Składniki: forma 26 cm z kominem
Suche składniki:
- 2 szklanki mąki pszennej T 650
- 1/2 szklanki cukru trzcinowego
- 1/2 szklanki cukru brązowego muscovado
- 1 szklanka orzechów arachidowych
- 1 łyżeczka proszku do pieczenia
- 1 łyżeczka sody oczyszczonej
- 1 łyżka cynamonu
- 1/2 łyżeczki mielonego ziela angielskiego
- 1/4 łyżeczki mielonej gałki muszkatołowej
- 1/2 łyżeczki soli
Mokre składniki:
- 4 jajka
- 3/4 szklanki oleju
- 1/2 szklanki jogurtu greckiego
- 1 łyżeczka ekstraktu waniliowego
- 2 łyżeczki otartej skórki pomarańczowej
- 2 i 1/2 szklanki startej na dużych oczkach marchwi
Masa serowa:
- 130 g sera ricotta
- 150 g serka homogenizowanego naturalnego
- 1/3 szklanki cukru
- 1 jajko
- 1 łyżeczka soku z cytryny
- 1/2 łyżeczki ekstraktu waniliowego
- 3 łyżki mąki pszennej
Dodatkowo:
Smacznego.
Źródło.
- cukier puder do posypania
Przygotowanie sernika:
- Do jednej miski wsypałam wszystkie składniki suche czyli mąkę, cukier jeden i drugi, przyprawy, sodę i proszek do pieczenia, orzechy oraz sól, wymieszałam.

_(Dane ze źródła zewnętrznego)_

+    const bool live = row < a.row0[s + 1];
+    const int rowc = live ? row : a.row0[s];
+    const int2 pw = a.pat[s];
+    const int32_t *off = a.offs + pw.x;
+    const int w = pw.y;
+    const int S = (w + L - 1) / L;
+    const int64_t e0 = a.eoff[s];
+    const double *vp = reinterpret_cast<const double *>(a.vals) +
+                       (((int64_t)__builtin_amdgcn_readfirstlane((int)(e0 >> 32)) << 32) |
+                        (uint32_t)__builtin_amdgcn_readfirstlane((int)e0)) + lane;
+    __builtin_amdgcn_sched_barrier(0);
+    const int base0 = a.rbase ? 0 : rowc;
+    const int rb = *(a.rbase ? a.rbase + rowc : a.row0);
+    int o[C];
+    sellp_chain_offs<L, C>(off, w, 0, q, o);
+    __builtin_amdgcn_sched_barrier(0);
+    double br = 0.0, xr = 0.0, dr = 0.0, yr = 0.0;
+    uint8_t dcode = 0;
+    constexpr bool HAS_D = MODE == SPMV_ADD0 || MODE == SPMV_JACOBI || MODE == SPMV_SETDF;
+    if (live && q == 0) {
+        if constexpr (MODE == SPMV_RESID || MODE == SPMV_ADD0 || MODE == SPMV_JACOBI) br = a.b[row];
+        if constexpr (MODE == SPMV_ADD) yr = a.y[row];
+        if constexpr (MODE == SPMV_JACOBI) xr = a.x[row];
+        if constexpr (HAS_D) {
+            if (a.dc) dcode = a.dc[row];
+            else dr = a.d[row];
+        }
+    }
+    __builtin_amdgcn_sched_barrier(0);
+    double acc = 0.0;
+    auto none = [] {};
+    auto diag = [&] {
+        if constexpr (HAS_D)
+            if (a.dc && live && q == 0) dr = a.dt[dcode];
+    };
+    int s0 = 0;
+    if (S > C) {
+        sellp_chain_chunk<MODE, L, C, C, true>(a, vp, off, w, 0, q, base0, rb, o, acc, diag);
+        for (s0 = C; s0 + C < S; s0 += C) sellp_chain_chunk<MODE, L, C, C, true>(a, vp, off, w, s0, q, base0, rb, o, acc, none);
+        sellp_chain_tail<MODE, L, C, C>(a, vp, off, w, s0, S - s0, q, base0, rb, o, acc, none);
+    } else {
+        sellp_chain_tail<MODE, L, C, C>(a, vp, off, w, 0, S, q, base0, rb, o, acc, diag);
+    }
+#pragma unroll
+    for (int m = L / 2; m > 0; m >>= 1) acc += __shfl_xor(acc, m);
+    if (live && q == 0) {
+        if constexpr (MODE == SPMV_SET) a.y[row] = acc;
+        else if constexpr (MODE == SPMV_SETDF) {
+            a.y[row] = acc;
+            a.y2[row] = dr * acc;
+        } else if constexpr (MODE == SPMV_ADD) a.y[row] = yr + acc;
+        else if constexpr (MODE == SPMV_ADD0) a.y[row] = dr * br + acc;
+        else if constexpr (MODE == SPMV_RESID) a.y[row] = br - acc;
+        else a.y[row] = xr + dr * (br - acc);
+    }
+}
+
 template <int MODE, int L, int VB>
 __global__ __launch_bounds__(256) void spmv_sellp_kernel(SellpArgs a) {
     __shared__ double stab[VB ? 256 : 1];
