template <bool GRAM, bool BATCH>
__global__ __launch_bounds__(256, 1) void potrf_dag_kernel(DagArgs a0) {
  DagArgs a = a0;
  __shared__ double lds[DALLOC];
  int& s_task = reinterpret_cast<int*>(lds + DINT)[0];
  int& s_skip = reinterpret_cast<int*>(lds + DINT)[1];
  int& s_wait = reinterpret_cast<int*>(lds + DINT)[2];
  int s_fok = 0;
  const int tid = threadIdx.x, lane = tid & 63;
  const int w = __builtin_amdgcn_readfirstlane(tid >> 6);
  const int wm = w & 1, wn = w >> 1;
  int* colprog = a.sync + 2;
  int* rhsprog = colprog + a.nt;
  unsigned long long p_wait = 0, p_acc = 0, p_fac = 0, p_tri = 0, p_all = 0, p_n = 0;
#ifdef DAG_PROF_PUB
  unsigned long long p_pub = 0, p_tri_unused = 0;
#define p_tri p_tri_unused
#endif
  (void)p_wait; (void)p_acc; (void)p_fac; (void)p_tri; (void)p_all; (void)p_n;
#ifdef DAG_TRACE
  const unsigned long long p_start = __builtin_amdgcn_s_memrealtime();
#endif
  for (;;) {
    if (w == 0) {
      const int tk = atomicAdd(&a0.sync[0], lane == 0 ? 1 : 0);
      const int tk0 = __builtin_amdgcn_readlane(tk, 0);
      s_task = tk0;
      if (!BATCH) {
        s_skip = __builtin_amdgcn_readfirstlane(ld_sc1(a.info)) != 0;
      } else if (tk0 < a0.ntasks) {
        const int b = __builtin_amdgcn_readfirstlane(a0.tbatch[tk0]);
        s_skip = __builtin_amdgcn_readfirstlane(ld_sc1(a0.info + b)) != 0;
      }
    }
    __syncthreads();
    const int t = __builtin_amdgcn_readfirstlane(s_task);
    const bool skip = __builtin_amdgcn_readfirstlane(s_skip);
    DTRACE(0, t);
    DTRACE(1, 1);
    if (t >= a.ntasks) break;
    if (BATCH) {
      const int b = __builtin_amdgcn_readfirstlane(a0.tbatch[t]);
      a.A = a0.A + (size_t)b * a0.strA;
      a.B = a0.B + (size_t)b * a0.strB;
      a.winv = a0.winv + (size_t)b * a0.strW;
      a.info = a0.info + b;
      colprog = a0.sync + (size_t)b * a0.strS + 2;
      rhsprog = colprog + a.nt;
    }
    const unsigned code = __builtin_amdgcn_readfirstlane(a.tasks[t]);
    if (GRAM && t >= a.gbase) {
      if (!skip) dag_gram_task(a, (code >> 16) & 0x7fff, code & 0xffff, lds, &s_wait, p_wait, p_acc);
      ++p_n;
      __syncthreads();
      continue;
    }
    const bool rhs = code >> 31;
    const int i = (code >> 16) & 0x7fff, j = code & 0xffff;
    const bool diag = !rhs && i == j;
    double* T = rhs ? a.B + (size_t)i * DT + (size_t)j * DT * a.ldb
                    : a.A + (size_t)i * DT + (size_t)j * DT * a.lda;
    const size_t ldt = rhs ? a.ldb : a.lda;
    const double* Qcol = rhs ? a.B + (size_t)j * DT * a.ldb : a.A + (size_t)j * DT * a.lda;
    const double* Pcol = a.A + (size_t)i * DT * a.lda;
    int* pj = rhs ? rhsprog + j : colprog + j;
    const int mv = min(DT, a.n - i * DT);
    const int nv = min(DT, (rhs ? a.nrhs : a.n) - j * DT);
    if (!skip) {
      d4v acc[4][4];
#pragma unroll
      for (int ii = 0; ii < 4; ++ii)
#pragma unroll
        for (int r = 0; r < 4; ++r) {
          const int nn = wn * 64 + ii * 16 + (lane >> 4) + 4 * r;
          const double* col = T + (size_t)min(nn, nv - 1) * ldt;
#pragma unroll
          for (int jj = 0; jj < 4; ++jj) {
            const int mm = wm * 64 + jj * 16 + (lane & 15);
            const double c = col[min(mm, mv - 1)];
            acc[ii][jj][r] = (mm < mv && nn < nv) ? -c : 0.0;
          }
        }
      if (a.mirror && !rhs && !diag) {
        double* Tm = a.A + (size_t)j * DT + (size_t)i * DT * a.lda;
#pragma unroll
        for (int ii = 0; ii < 4; ++ii)
#pragma unroll
          for (int jj = 0; jj < 4; ++jj)
#pragma unroll
            for (int r = 0; r < 4; ++r) {
              const int nn = wn * 64 + ii * 16 + (lane >> 4) + 4 * r;
              const int mm = wm * 64 + jj * 16 + (lane & 15);
              if (mm < mv && nn < nv) Tm[(size_t)nn + (size_t)mm * a.lda] = -acc[ii][jj][r];
            }
      }
      DTRACE(1, 2);
      int done = (rhs && a.lower) ? j : 0;
      while (done < i) {
        int r = 0;
        PROF(p_wait, r = dag_wait(colprog + i, pj, done, i, a.info, a.spin_limit, &s_wait));
        PROF(p_acc, dag_accum(acc, Pcol + (size_t)done * DT, a.lda, mv, Qcol + (size_t)done * DT,
                              ldt, nv, (r - done) * (DT / DTK), lds));
        done = r;
      }
      if (diag) {
        double* S = lds;
#pragma unroll
        for (int ii = 0; ii < 4; ++ii)
#pragma unroll
          for (int r = 0; r < 4; ++r) {
            const int nn = wn * 64 + ii * 16 + (lane >> 4) + 4 * r;
#pragma unroll
            for (int jj = 0; jj < 4; ++jj) {
              const int mm = wm * 64 + jj * 16 + (lane & 15);
              if (mm <= nn) S[pk(mm, nn)] = nn < mv ? -acc[ii][jj][r] : (mm == nn ? 1.0 : 0.0);
            }
          }
        __syncthreads();
        DTRACE(1, 3);
        int f = 0;
        PROF(p_fac, f = dag_factor(S, mv, a.kglob + i * DT, a.winv + (size_t)i * DT * DT));
        if (f && w == 0) atomicCAS(a.info, 0, f);
        s_fok = f == 0;
        DTRACE(1, 4);
      } else {
        if (i > 0) {
#pragma unroll
          for (int ii = 0; ii < 4; ++ii)
#pragma unroll
            for (int r = 0; r < 4; ++r) {
              const int nn = wn * 64 + ii * 16 + (lane >> 4) + 4 * r;
#pragma unroll
              for (int jj = 0; jj < 4; ++jj) {
                const int mm = wm * 64 + jj * 16 + (lane & 15);
                if (mm < mv && nn < nv) T[(size_t)mm + (size_t)nn * ldt] = -acc[ii][jj][r];
              }
            }
        }
        asm volatile("s_waitcnt vmcnt(0)" ::: "memory");
        __builtin_amdgcn_fence(__ATOMIC_RELEASE, "workgroup");
        PROF(p_wait, dag_wait(colprog + i, colprog + i, i, i + 1, a.info, a.spin_limit, &s_wait));
#pragma unroll
        for (int ii = 0; ii < 4; ++ii)
#pragma unroll
          for (int jj = 0; jj < 4; ++jj) acc[ii][jj] = d4v{0.0, 0.0, 0.0, 0.0};
        const bool tri = mv == DT;
        if (tri)
          PROF(p_tri, dag_accum<true>(acc, a.winv + (size_t)i * DT * DT, DT, mv, T, ldt, nv, DT / DTK, lds));
        else
          PROF(p_tri, dag_accum(acc, a.winv + (size_t)i * DT * DT, DT, mv, T, ldt, nv, mv / DTK, lds));
#pragma unroll
        for (int ii = 0; ii < 4; ++ii)
#pragma unroll
          for (int r = 0; r < 4; ++r) {
            const int nn = wn * 64 + ii * 16 + (lane >> 4) + 4 * r;
#pragma unroll
            for (int jj = 0; jj < 4; ++jj) {
              const int mm = (tri ? 16 * dag_mblk(wm, jj) : wm * 64 + jj * 16) + (lane & 15);
              if (mm < mv && nn < nv) st_res<true>(&T[(size_t)mm + (size_t)nn * ldt], acc[ii][jj][r]);
            }
          }
      }
    } else if (a.mirror && !rhs && !diag) {
      double* Tm = a.A + (size_t)j * DT + (size_t)i * DT * a.lda;
      for (int e = tid; e < DT * DT; e += 256) {
        const int mm = e & (DT - 1), nn = e >> 7;
        if (mm < mv && nn < nv) Tm[(size_t)nn + (size_t)mm * a.lda] = T[(size_t)mm + (size_t)nn * ldt];
      }
    }
    DTRACE(1, 5);
#ifdef DAG_PROF_PUB
    if (diag) PROF(p_pub, dag_publish(pj, i + 1)); else dag_publish(pj, i + 1);
#else
    dag_publish(pj, i + 1);
#endif
    DTRACE(1, 6);
    if (diag && !skip && __builtin_amdgcn_readfirstlane(s_fok))
      dag_store_u(lds, T, a.lda, mv, a.ustored != nullptr);
    if (diag && a.ustored) dag_publish(a.ustored + i, 1);
    ++p_n;
  }
  DTRACE(1, 7);
#ifdef DAG_TRACE
  p_all = __builtin_amdgcn_s_memrealtime() - p_start;
  DTRACE(2, (int)p_wait);
  DTRACE(3, (int)p_acc);
  DTRACE(4, (int)p_fac);
#ifdef DAG_PROF_PUB
#undef p_tri
  DTRACE(5, (int)p_pub);
  (void)p_tri_unused;
#else
  DTRACE(5, (int)p_tri);
#endif
  DTRACE(6, (int)p_all);
  DTRACE(7, (int)p_n);
#endif
}

}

- Do drugiej miski wbiłam jaja, dodałam jogurt, olej, ekstrakt waniliowy i skórkę pomarańczową i wymieszałam do połączenia składników, nie ubijałam.
- Sery wymieszałam z cukrem, dodałam jajo, sok z cytryny, ekstrakt i mąkę i wymieszałam na jednolitą masę.

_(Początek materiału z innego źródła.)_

#define TTS_VJOB_IDX(PH, J)                                                                          \
        const int nv_ = G::nvec(PH);                                                                 \
        const int ol_ = (J) / (2 * nv_), pp_ = ((J) / nv_) % 2, vi_ = (J) % nv_;
#define TTS_VLOAD_JOB(PH, J, XSO)                                                                    \
    {                                                                                                \
        TTS_VJOB_IDX(PH, J)                                                                          \
        const bfo_i4 xrs_ = bfo_rsrc(xb + ((XSO) + ch_off + (8 * ol_ + 2 * pp_) * x_cs), (unsigned)in_len * 4u);     \
        sv[ol_][pp_][vi_] = __builtin_bit_cast(w4_f32x4, bfo_ld16(xrs_, xw0 + 16 * (G::vlo(PH) + vi_), 0, 0));      \
    }
#define TTS_VACT_JOB(PH, A)                                                                          \
    {                                                                                                \
        TTS_VJOB_IDX(PH, (A) / 2)                                                                    \
        if ((A) % 2 == 0) {                                                                          \
            sv[ol_][pp_][vi_].x = bfo_lrelu(sv[ol_][pp_][vi_].x, in_slope);                          \
            sv[ol_][pp_][vi_].y = bfo_lrelu(sv[ol_][pp_][vi_].y, in_slope);                          \
        } else {                                                                                     \
            sv[ol_][pp_][vi_].z = bfo_lrelu(sv[ol_][pp_][vi_].z, in_slope);                          \
            sv[ol_][pp_][vi_].w = bfo_lrelu(sv[ol_][pp_][vi_].w, in_slope);                          \
        }                                                                                            \
    }
    float* const strip = reinterpret_cast<float*>(smem4 + NSTAGE * G::BUF4) + wid * (G::NROW * G::RAWW + 4);
    const int tr_a = (q0 - pad_c * dil) & ~3;
    const int tr_off = q0 + (dil == 1 ? 4 * spe : (spe / dil) * 4 * dil + spe % dil) - pad_c * dil - tr_a;
    w4_f32x4 rv[TR ? G::NROW : 1][2];
// ... 74 lines not shown
            const int s3 = 3 * (g_ / 6), i_ = g_ % 6;                                                \
             \
            if (i_ == 0) v2 = 4.f * TTS_SX(s3) + (TTS_SX(s3 + 4) - 5.f * TTS_SX(s3 + 2));           \
            else if (i_ == 1) {                                                                      \
                ta[ol_] = TTS_SX(s3 + 4) - 4.f * TTS_SX(s3 + 2);                                     \
                tb[ol_] = TTS_SX(s3 + 3) - 4.f * TTS_SX(s3 + 1);                                     \
                v2 = ta[ol_] + tb[ol_];                                                              \
            } else if (i_ == 2) v2 = ta[ol_] - tb[ol_];                                              \
            else if (i_ == 3) {                                                                      \
                ta[ol_] = TTS_SX(s3 + 4) - TTS_SX(s3 + 2);                                           \
                tb[ol_] = 2.f * (TTS_SX(s3 + 3) - TTS_SX(s3 + 1));                                   \
                v2 = ta[ol_] + tb[ol_];                                                              \
            } else if (i_ == 4) v2 = ta[ol_] - tb[ol_];                                              \
            else v2 = 4.f * TTS_SX(s3 + 1) + (TTS_SX(s3 + 5 < G::NPOS ? s3 + 5 : s3) - 5.f * TTS_SX(s3 + 3));           \
        } else {                                                                                     \
            v2 = TTS_SX(3 * NSF + (g_ - 6 * NSF));                                                   \
        }                                                                                            \
        if constexpr (!PT7) (WR)[2 * ((ol_ * 2 * NGPM + gl_) * NTUP)] = v2;                          \
    }

    const float4* sB = smem4 + kk * NGPM * NTUP + wn * 32 + l31;
    w4_f32x2* sW = reinterpret_cast<w4_f32x2*>(smem4 + skk * NGPM * NTUP + lane) + sh;
    float4 bq[2];

    {
#pragma unroll
        for (int st = 0; st < NSTAGE - 1; ++st) {
            const int ph = st % NPH;
            const int xso = min(c_beg + st / NPH, n_chunks - 1) * 8 * NOCT * x_cs;
            if constexpr (D1) {
#pragma unroll
                for (int J = 0; J < G::nljv(ph); ++J) TTS_VLOAD_JOB(ph, J, xso)
#pragma unroll
                for (int J = 0; J < 2 * G::nljv(ph); ++J) TTS_VACT_JOB(ph, J)
            } else {
                if (G::loads_in(ph)) {
#pragma unroll
                    for (int J = 0; J < 2 * G::NROW; ++J) TTS_TLOAD_JOB(J, xso)
#pragma unroll
                    for (int J = 0; J < 2 * G::NROW; ++J) TTS_TSTORE_JOB(J)
                }
#pragma unroll
                for (int J = 0; J < G::nrj(ph); ++J) TTS_TREAD_JOB(ph, J)
            }
            w4_f32x2* wr = sW + 2 * st * G::BUF4;
#pragma unroll
            for (int J = 0; J < G::nwj(ph); ++J) TTS_WRITE_JOB(ph, J, wr)
        }
    }
    __syncthreads();
    bq[0] = sB[0];

    int stage = 0;
    for (int c = c_beg; c < n_chunks; ++c) {
#pragma unroll
        for (int ph = 0; ph < NPH; ++ph) {
            const int tph = (ph + NSTAGE - 1) % NPH;
            const int xso = min(c + (ph + NSTAGE - 1) / NPH, n_chunks - 1) * 8 * NOCT * x_cs;
            const int stage_next = (stage + 1 == NSTAGE) ? 0 : stage + 1;
            const int stage_fill = (stage == 0) ? NSTAGE - 1 : stage - 1;
            w4_f32x2* wr = sW + 2 * stage_fill * G::BUF4;
            const float4* rd = sB + stage * G::BUF4;
            const int sn = (c + 1 < n_chunks || ph + 1 < NPH) ? stage_next : stage;
#pragma unroll
            for (int gs = 0; gs < NOCT * G::ngq(ph); ++gs) {
                const int ol = gs / G::ngq(ph), gl = gs % G::ngq(ph);
                const int qs = G::WSHARE ? ol % PF : ((G::QX && gs >= G::QMAIN) ? PF + gs - G::QMAIN : gs % PF);
                const w4_f32x4 a4 = aq[qs];
                if constexpr (G::QX != 0) {
                    const int nx = gs < G::QMAIN - PF ? gs + PF : (gs < G::QMAIN ? G::NGQ + gs + PF - G::QMAIN : G::NGQ + gs);
                    aq[qs] = __builtin_bit_cast(w4_f32x4, bfo_ld16(wrs, wv, min(wso + nx * wstep, wlast), 0));
                    if (gs == G::NGQ - 1) wso += G::NGQ * wstep;
                } else if (!G::WSHARE || gl == G::ngq(ph) - 1) {
                    aq[qs] = __builtin_bit_cast(w4_f32x4, bfo_ld16(wrs, wv, wso, 0));
                    wso = min(wso + wstep, wlast);
                }
                if (gl >= G::ngp(ph)) continue;
                const int r = ol * G::ngp(ph) + gl;
                const int cur = r & 1, nxt = cur ^ 1;
                const int plane = G::plane(G::glo(ph) + gl);
                if (r + 1 < NOCT * G::ngp(ph)) bq[nxt] = rd[(((r + 1) / G::ngp(ph)) * 2 * NGPM + (r + 1) % G::ngp(ph)) * NTUP];
                else if (NSTAGE >= 3) bq[nxt] = sB[sn * G::BUF4];
                __builtin_amdgcn_sched_barrier(0);
                const float bv[4] = {bq[cur].x, bq[cur].y, bq[cur].z, bq[cur].w};
#pragma unroll
                for (int m = 0; m < NM; ++m) {
                    acc[plane] = __builtin_amdgcn_mfma_f32_32x32x2f32(a4[m], bv[m], acc[plane], 0, 0, 0);
                    const int t = r * NM + m;
                    if constexpr (D1) {
                        if (t < G::nljv(tph)) TTS_VLOAD_JOB(tph, t, xso)
                        if (t >= G::DAV && t - G::DAV < 2 * G::nljv(tph)) TTS_VACT_JOB(tph, t - G::DAV)
                        if (t >= G::tw0v(tph) && (t - G::tw0v(tph)) % G::wsv(tph) == 0 &&
                            (t - G::tw0v(tph)) / G::wsv(tph) < G::nwj(tph))
                            TTS_WRITE_JOB(tph, (t - G::tw0v(tph)) / G::wsv(tph), wr)
                    } else {
                        if (G::loads_in(tph) && t < 2 * G::NROW) TTS_TLOAD_JOB(t, xso)
                        if (G::loads_in(tph) && t >= G::DAT && t < G::DAT + 2 * G::NROW) TTS_TSTORE_JOB(t - G::DAT)
                        if (t >= G::tr_r0(tph) && t - G::tr_r0(tph) < G::nrj(tph)) TTS_TREAD_JOB(tph, t - G::tr_r0(tph))
                        if (t >= G::tw0t(tph) && (t - G::tw0t(tph)) % G::wst(tph) == 0 && (t - G::tw0t(tph)) / G::wst(tph) < G::nwj(tph))
                            TTS_WRITE_JOB(tph, (t - G::tw0t(tph)) / G::wst(tph), wr)
                    }
                    __builtin_amdgcn_sched_barrier(0);
                }
            }
            __syncthreads();
            if (NSTAGE < 3) bq[0] = sB[sn * G::BUF4];
            else if ((NOCT * G::ngp(ph)) % 2 != 0) bq[0] = bq[1];
            stage = stage_next;
        }
    }
#undef TTS_TLOAD_JOB
#undef TTS_TSTORE_JOB
#undef TTS_TREAD_JOB
#undef TTS_VLOAD_JOB
#undef TTS_VACT_JOB
#undef TTS_VJOB_IDX
#undef TTS_SXV
#undef TTS_SX
#undef TTS_WRITE_JOB

    constexpr int LDS_F = CO_BLK * NT_BLK + CO_BLK;
    constexpr int LPR = NT_BLK / 4;
    static_assert(LPR == 64, "one wave instruction per row");
    float* ep = reinterpret_cast<float*>(smem4);
    float* epb = ep + LDS_F - CO_BLK;
    float* __restrict__ yb = p.y + (int64_t)b * p.y_bs;
    const float* __restrict__ rb = (p.res && !preload) ? p.res + (int64_t)b * p.r_bs : nullptr;
    const int mode = p.mode, relu_out = p.relu_out, Cout = p.Cout;
    const float div = p.div;
    __syncthreads();
    if (tid < CO_BLK) epb[tid] = ep_bias;
#pragma unroll
    for (int r = 0; r < 16; ++r) {
        const int row = wm * 32 + (r & 3) + 8 * (r >> 2) + 4 * kk;
        const float s12 = acc[1][r] + acc[2][r], d12 = acc[1][r] - acc[2][r];
        const float s34 = acc[3][r] + acc[4][r], d34 = acc[3][r] - acc[4][r];
        float y0 = acc[0][r] + s12 + s34;
        float y1 = d12 + 2.f * d34;
        float y2 = s12 + 4.f * s34;
        float y3 = d12 + 8.f * d34 + acc[PT7 ? 6 : 5][r];
        if constexpr (NSF == 0) { y0 = acc[0][r]; y1 = 0.f; y2 = 0.f; y3 = acc[5][r]; }
        if constexpr (PT7) {
            y0 += acc[5][r];
            y1 += 0.5f * acc[5][r];
            y2 += 0.25f * acc[5][r];
            y3 += 0.125f * acc[5][r];
            if constexpr (NPL == 9) {
                y1 += acc[7][r];
                y2 += acc[8][r];
            }
        } else if constexpr (NPL == 8) {
            y1 += acc[6][r];
            y2 += acc[7][r];
        }
        if (pe < ntup_eff) {
            if (dil == 1) {
                *reinterpret_cast<float4*>(ep + row * NT_BLK + col_e) = make_float4(y0, y1, y2, y3);
            } else {
                ep[row * NT_BLK + col_e] = y0;
                ep[row * NT_BLK + col_e + dil] = y1;
                ep[row * NT_BLK + col_e + 2 * dil] = y2;
                ep[row * NT_BLK + col_e + 3 * dil] = y3;
            }
        }
    }
    __syncthreads();
    constexpr int NR = CO_BLK / 4;
    const int col = lane * 4, q = q0 + col;
    if (q >= n_out || col >= nt_eff) return;
    const bool full = q + 3 < n_out;
    if (p.ksplit > 1) {
        float* __restrict__ pb = p.splitk_ws + ((int64_t)ks * p.batch + b) * Cout * p.Nout;
#pragma unroll 4
        for (int it = 0; it < NR; ++it) {
            const int rl = wid + it * 4;
            const int co = co_blk0 + rl;
            if (co >= Cout) continue;
            const float4 a4 = *reinterpret_cast<const float4*>(ep + rl * NT_BLK + col);
            float* yp = pb + (int64_t)co * p.Nout + q;
            if (full && (p.Nout & 3) == 0) {
                *reinterpret_cast<float4*>(yp) = a4;
            } else {
                const float v[4] = {a4.x, a4.y, a4.z, a4.w};
#pragma unroll
                for (int e = 0; e < 4; ++e)
                    if (q + e < n_out) yp[e] = v[e];
            }
        }
        return;
    }
    const float* __restrict__ scale = K == 1 ? p.scale : nullptr;
    const bool plain_act = K != 1 || (relu_out < 2 && scale == nullptr);
    if (plain_act && (preload || (!rb && mode == 0))) {
        const float lo = relu_out == 1 ? 0.f : -__builtin_inff();
        const bool do_div = preload && mode == 2;
#pragma unroll 4
        for (int it = 0; it < NR; ++it) {
            const int rl = wid + it * 4;
            const int co = co_blk0 + rl;
            if (co >= Cout) continue;
            const float bsv = epb[rl];
            const float4 a4 = *reinterpret_cast<const float4*>(ep + rl * NT_BLK + col);
            float v[4] = {fmaxf(a4.x + bsv, lo), fmaxf(a4.y + bsv, lo), fmaxf(a4.z + bsv, lo), fmaxf(a4.w + bsv, lo)};
            if (do_div) {
#pragma unroll
                for (int e = 0; e < 4; ++e) v[e] = v[e] / div;
            }
            float* yp = yb + (int64_t)co * p.y_cs + q;
            if (full) {
                *reinterpret_cast<float4*>(yp) = make_float4(v[0], v[1], v[2], v[3]);
            } else {
#pragma unroll
                for (int e = 0; e < 4; ++e)
                    if (q + e < n_out) yp[e] = v[e];
            }
        }
        return;
    }
    if constexpr (preload) return;
#pragma unroll 2
    for (int it = 0; it < NR; ++it) {
        const int rl = wid + it * 4;
        const int co = co_blk0 + rl;
        if (co >= Cout) continue;
        const float bsv = epb[rl];
        const float4 a4 = *reinterpret_cast<const float4*>(ep + rl * NT_BLK + col);
        float v[4] = {a4.x, a4.y, a4.z, a4.w};
        float* yp = yb + (int64_t)co * p.y_cs + q;
        const float* rp = rb ? rb + (int64_t)co * p.r_cs + q : nullptr;
        float rr4[4] = {0.f, 0.f, 0.f, 0.f}, pp4[4] = {0.f, 0.f, 0.f, 0.f};
        if (full) {
            if (rp) { const float4 t = *reinterpret_cast<const float4*>(rp); rr4[0] = t.x; rr4[1] = t.y; rr4[2] = t.z; rr4[3] = t.w; }
            if (mode != 0) { const float4 t = *reinterpret_cast<const float4*>(yp); pp4[0] = t.x; pp4[1] = t.y; pp4[2] = t.z; pp4[3] = t.w; }
        } else {
#pragma unroll
            for (int e = 0; e < 4; ++e)
                if (q + e < n_out) {
                    if (rp) rr4[e] = rp[e];
                    if (mode != 0) pp4[e] = yp[e];
                }
        }
        const float scv = (K == 1 && scale) ? scale[co] : 1.f;
#pragma unroll
        for (int e = 0; e < 4; ++e) {
            float x = v[e] + bsv;
            if constexpr (K == 1) {
                if (relu_out == 2) x = 0.5f * x * (1.0f + erff(x * 0.70710678118654752440f));
                x = x * scv;
            }
            x += rr4[e];
            if (relu_out == 1) x = fmaxf(x, 0.f);
            if constexpr (K == 1) { if (relu_out == 3) x = tanhf(x); }
            if (mode == 1) x = pp4[e] + x;
            else if (mode == 2) x = (pp4[e] + x) / div;
            v[e] = x;
        }
        if (full) {
            *reinterpret_cast<float4*>(yp) = make_float4(v[0], v[1], v[2], v[3]);
        } else {
#pragma unroll
            for (int e = 0; e < 4; ++e)
                if (q + e < n_out) yp[e] = v[e];
        }
    }
}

- Mokre składniki dodałam do suchych, dobrze wymieszałam do połączenia składników i na koniec dodałam startą marchew, wymieszałam ponownie.
- Formę z kominem wysmarowałam masłem.
- Na dno wylałam połowę masy marchewkowej i na niej ułożyłam masę serową tak aby nie dotykała ścianek formy.
- Przykryłam ser resztą masy marchewkowej.
- Piekłam ciasto w piekarniku nagrzanym do 175 C z opcją grzania góra/dół przez 45 minut po czym zmniejszyłam temperaturę do 165 C, nakryłam wierzch ciasta luźno folią aluminiową i piekłam jeszcze 30 minut, do suchego patyczka.
- Ciasto po upieczeniu wystudziłam i posypałam cukrem pudrem.
Źródło.
"Podróże małe i duże"
Listopadowy Las Julianów |
2 komentarze
ciasto marchewkowe robię i uwielbiam, spróbuje moją wersję również nadziać serem
OdpowiedzUsuńBędzie smakowita, na pewno.
UsuńMiło że mnie odwiedziłeś....zostaw po sobie ślad.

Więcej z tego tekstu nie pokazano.